And the Dark Sacred Night by Julia Glass. Reviewed by Louise Hilton.
Kit Noonan is going through a midlife crisis. An academic who’s been out of work for two years, he is floundering, haunted by his lifelong wish to uncover the identity of his biological father, a secret his mother and stepfather Jasper kept from him. Kit’s wife, out of patience with his sad sack ways, encourages him to revisit his childhood home in search of answers. The narrative alternates between Kit’s trip back to the gruff but lovable Jasper’s house and flashbacks to his mother’s youth and his own childhood.

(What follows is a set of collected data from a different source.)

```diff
diff --git a/hyperreel_b200/csrc/hr_render_kernel.cuh b/hyperreel_b200/csrc/hr_render_kernel.cuh
--- a/hyperreel_b200/csrc/hr_render_kernel.cuh
+++ b/hyperreel_b200/csrc/hr_render_kernel.cuh
@@ -47,20 +47,20 @@
   Taps<C, false> se;
 };
 
-template <int C, bool DYN>
+template <int C, bool DYN, int TS, int FO>
 __device__ __forceinline__ void group_fetch(GroupTaps<C, DYN>& g, const PlaneTab& T, int ia, int ib, int ic, int krow, int xt,
                                             int alt, bool ok) {
   int so, eo;
   if constexpr (C == 8) {
-    so = ((ib * T.W + ia + xt) << 3) + (alt << 2);
-    eo = ((krow * T.L + ic + xt) << 3) + (alt << 2);
+    so = (ib * T.W + ia + xt) * TS + (alt << 2) + FO;
+    eo = (krow * T.L + ic + xt) * TS + (alt << 2) + FO;
   } else {
-    so = ((ib + alt) * T.W + ia + xt) << 2;
-    eo = (krow * T.L + ic + xt) << 2;
+    so = ((ib + alt) * T.W + ia + xt) * TS + FO;
+    eo = (krow * T.L + ic + xt) * TS + FO;
   }
   so = ok ? so : 0;
   eo = ok ? eo : 0;
-  fetch<C, true>(g.sp, T.space, so, T.W * C);
+  fetch<C, true>(g.sp, T.space, so, T.W * TS);
   fetch<C, false>(g.se, T.second, eo, 0);
 }
 
@@ -126,6 +126,7 @@
   constexpr int NT = C0 + C1 + C2;
   constexpr int ROWS = (SHADE == HR_SHADE_SH) ? 9 : 1;
   constexpr int ROUNDS = 4 * SPL;
+  constexpr int IL = tabs_interleaved(C1, C2) ? 2 : 1;
   constexpr int LW = 32 / RPW;
   static_assert(RPW == 1 || (SPL == 1 && !EXTRA), "two rays per warp: S <= 16, plain outputs");
   extern __shared__ float s_basis[];
@@ -389,15 +390,15 @@
       GroupTaps<C0, DYN> s0, a0;
       GroupTaps<(C1 ? C1 : 4), DYN> s1, a1;
       GroupTaps<(C2 ? C2 : 4), DYN> s2, a2;
-      group_fetch<C0, DYN>(s0, tabs.sig[0], sx, sy, sz, krow_s, xt, alt, ok);
-      group_fetch<C0, DYN>(a0, tabs.app[0], sx, sy, sz, krow_s, xt, alt, ok);
+      group_fetch<C0, DYN, IL * C0, 0>(s0, tabs.sig[0], sx, sy, sz, krow_s, xt, alt, ok);
+      group_fetch<C0, DYN, IL * C0, (IL - 1) * C0>(a0, (IL == 2 ? tabs.sig : tabs.app)[0], sx, sy, sz, krow_s, xt, alt, ok);
       if constexpr (C1 > 0) {
-        group_fetch<C1, DYN>(s1, tabs.sig[1], sx, sz, sy, krow_s, xt, alt, ok);
-        group_fetch<C1, DYN>(a1, tabs.app[1], sx, sz, sy, krow_s, xt, alt, ok);
+        group_fetch<C1, DYN, IL * C1, 0>(s1, tabs.sig[1], sx, sz, sy, krow_s, xt, alt, ok);
+        group_fetch<C1, DYN, IL * C1, (IL - 1) * C1>(a1, (IL == 2 ? tabs.sig : tabs.app)[1], sx, sz, sy, krow_s, xt, alt, ok);
       }
       if constexpr (C2 > 0) {
-        group_fetch<C2, DYN>(s2, tabs.sig[2], sy, sz, sx, krow_s, xt, alt, ok);
-        group_fetch<C2, DYN>(a2, tabs.app[2], sy, sz, sx, krow_s, xt, alt, ok);
+        group_fetch<C2, DYN, IL * C2, 0>(s2, tabs.sig[2], sy, sz, sx, krow_s, xt, alt, ok);
+        group_fetch<C2, DYN, IL * C2, (IL - 1) * C2>(a2, (IL == 2 ? tabs.sig : tabs.app)[2], sy, sz, sx, krow_s, xt, alt, ok);
       }
       float col;
       if constexpr (FOLD) {
```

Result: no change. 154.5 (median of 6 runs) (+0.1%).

If you read Glass’s debut, the National Book Award winner Three Junes, you’ll likely remember Lucinda, Fenno, and Malachy, all of whom play important roles in this novel as well. Glass is a master at portraying different truths of the human condition, in this case, our ineffable need to know where we come from and to feel a connection to our past. Her characters’ back stories combine seamlessly to lead Kit – and the reader – on his journey of discovery. I highly recommend this beautifully written, touching novel about family, regret, memory, and, above all, love. The title tells it all: taken from the lyrics “the bright blessed day, the dark sacred night” of Louis Armstrong’s “What a Wonderful World”, it reminds us how magical the world really is.